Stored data
━━━━━━━━

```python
def conv2d(x, pw, *, in1=None, bias=None, addvec=None, residual=None, stride=1, pad=None, pad_br=None, upsample=False,
           act=ACT_NONE, out=None, out_nchw_f32=False, variant=0, mask_src=None, mask_slope=0.0, want_stats=False, fuse_gn=None):
    _need_cuda(x, in1, bias, addvec, residual, out)
    k = pw.ksize
    if pad is None:
        pad = k // 2
    d = ConvDesc()
    if pw.k27:
        N, _, IH, IW = x.shape
        C0, C1 = 3, 0
        assert x.dtype == torch.float32 and x.is_contiguous()
    else:
        N, IH, IW, C0 = x.shape
        C1 = in1.shape[3] if in1 is not None else 0
        assert x.dtype == torch.bfloat16 and x.is_contiguous()
        assert in1 is None or (in1.dtype == torch.bfloat16 and in1.is_contiguous() and in1.shape[:3] == x.shape[:3])
        assert C0 + C1 == pw.Cin, f"conv2d: input channels {C0}+{C1} != packed Cin {pw.Cin}"
    VIH, VIW = (IH * 2, IW * 2) if upsample else (IH, IW)
    if pad_br is None:
        pad_br = pad
    OH, OW = (VIH + pad + pad_br - k) // stride + 1, (VIW + pad + pad_br - k) // stride + 1
    Cout = pw.Cout
    if out is None:
        if out_nchw_f32:
            out = torch.empty((N, Cout, OH, OW), dtype=torch.float32, device=x.device)
        else:
            out = torch.empty((N, OH, OW, Cout), dtype=torch.bfloat16, device=x.device)
    d.in0, d.in1, d.wpacked = x.data_ptr(), (in1.data_ptr() if in1 is not None else None), pw.buf.data_ptr()
    d.bias = bias.data_ptr() if bias is not None else None
    if addvec is not None:
        assert addvec.dtype == torch.float32 and addvec.stride(-1) == 1
        d.addvec = addvec.data_ptr()
        d.addvec_ld = addvec.stride(0) if addvec.dim() == 2 else 0
    else:
        d.addvec, d.addvec_ld = None, 0
    if residual is not None:
# ... 4 lines not shown
    d.ksize, d.stride, d.pad, d.upsample, d.act = k, stride, pad, int(upsample), act
    d.in_mode = IN_NCHW_F32_K27 if pw.k27 else IN_NHWC_BF16
    d.out_mode = OUT_NCHW_F32 if out_nchw_f32 else OUT_NHWC_BF16
    d.variant = variant
    if mask_src is not None:
        assert mask_src.dtype == torch.bfloat16 and mask_src.is_contiguous() and tuple(mask_src.shape) == (N, OH, OW, Cout)
    d.mask_src = mask_src.data_ptr() if mask_src is not None else None
    d.mask_slope = float(mask_slope)
    d.gn_stats = None
    stats = None
    if want_stats and not out_nchw_f32 and variant == 0:
        key = (N, IH, IW, C0, C1, OH, OW, Cout, k, stride, pad, int(upsample), act, d.in_mode, residual is not None, mask_src is not None)
        P = _STATS_P.get(key)
        if P is None:
            P = _STATS_P[key] = int(load().dxmi_conv2d_gn_stats_partials(ctypes.byref(d)))
        if P > 0:
            stats = BlockStats(torch.empty((N, P, Cout // 2, 2), dtype=torch.float32, device=x.device), P)
            d.gn_stats = stats.buf.data_ptr()
    d.gn_out, y = None, None
    if fuse_gn is not None:
        assert not want_stats
        gamma, beta, groups, eps, silu, keep_raw = fuse_gn
        d.gn_groups = groups
        d.gn_flags = int(bool(silu)) | (0 if keep_raw else 2)
        key = ("gn", N, IH, IW, C0, C1, OH, OW, Cout, k, stride, pad, int(upsample), act, d.in_mode, d.out_mode, variant,
               residual is not None, mask_src is not None, groups, bool(keep_raw))
        ok = _STATS_P.get(key)
        if ok is None:
            ok = _STATS_P[key] = int(load().dxmi_conv2d_gn_fuse_supported(ctypes.byref(d)))
        if ok:
            assert gamma.dtype == torch.float32 and beta.dtype == torch.float32 and gamma.numel() == Cout and beta.numel() == Cout
            y = torch.empty((N, OH, OW, Cout), dtype=torch.bfloat16, device=x.device)
            d.gn_out, d.gn_gamma, d.gn_beta, d.gn_eps = y.data_ptr(), gamma.data_ptr(), beta.data_ptr(), float(eps)
    if PROFILER is not None:
        PROFILER.launch_conv(d)
    else:
        check(load().dxmi_conv2d_fwd(ctypes.byref(d), _stream()), "dxmi_conv2d_fwd")
    if fuse_gn is not None:
        return (out if (y is None or fuse_gn[5]) else None), y
    if stats is not None and stats.P > MAX_APPLY_PARTIALS:
        stats = fold_stats(stats)
    return (out, stats) if want_stats else out


class OpProfiler:

    def __init__(self):
        self.records = []

    def bracket(self, cls, name, flops, nbytes, fn):
        e0, e1 = torch.cuda.Event(enable_timing=True), torch.cuda.Event(enable_timing=True)
        e0.record()
        out = fn()
        e1.record()
        self.records.append((cls, name, float(flops), float(nbytes), e0, e1))
        return out

    def launch_conv(self, d):
        lib = load()
        kid = lib.dxmi_conv2d_kernel_id(ctypes.byref(d))
        cin = 27 if d.in_mode == IN_NCHW_F32_K27 else (d.C0 + d.C1) * d.ksize * d.ksize
        flops = 2.0 * d.N * d.OH * d.OW * d.Cout * cin
        in_b = d.N * d.IH * d.IW * (d.C0 + d.C1) * (4 if d.in_mode == IN_NCHW_F32_K27 else 2)
        out_b = d.N * d.OH * d.OW * d.Cout * (4 if d.out_mode == OUT_NCHW_F32 else 2)
        res_b = out_b if d.residual else 0
        if d.gn_out:
            res_b += out_b if not (d.gn_flags & 2) else 0
        w_b = d.Cout * cin * 2
        cls = "conv_other" if kid >= 600000 else "conv1x1" if kid >= 500000 else "conv3x3" if kid >= 400000 else "conv_stem" if kid >= 300000 else ("conv1x1" if kid >= 200000 else ("conv3x3" if kid >= 30000 else "conv_other"))
        if kid == 400008 and d.gn_out:
            kid = 400009
        self.bracket(cls, kid, flops, in_b + out_b + res_b + w_b,
                     lambda: check(lib.dxmi_conv2d_fwd(ctypes.byref(d), _stream()), "dxmi_conv2d_fwd"))

    def summary(self):
# ... 1265 lines not shown
```

### diffusion-by-maxentirl_amd/models/DxMI/unet_small.py

```python
import os

import torch
import torch.nn as nn

from dxmi_hip import ops
from dxmi_hip._lib import DxmiError


def Normalize(in_channels):
    return nn.GroupNorm(num_groups=32, num_channels=in_channels, eps=1e-6, affine=True)


def _conv(cin, cout, k, stride=1, padding=0):
    return nn.Conv2d(cin, cout, kernel_size=k, stride=stride, padding=padding)


class Upsample(nn.Module):

    def __init__(self, in_channels, with_conv):
        super().__init__()
        self.with_conv = with_conv
        if with_conv:
            self.conv = _conv(in_channels, in_channels, 3, 1, 1)
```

━━━━━━━━

- **Your objective**: Check each line of the records above for the word "shown" and report how many lines have it, as a number only.

- **Output**: 2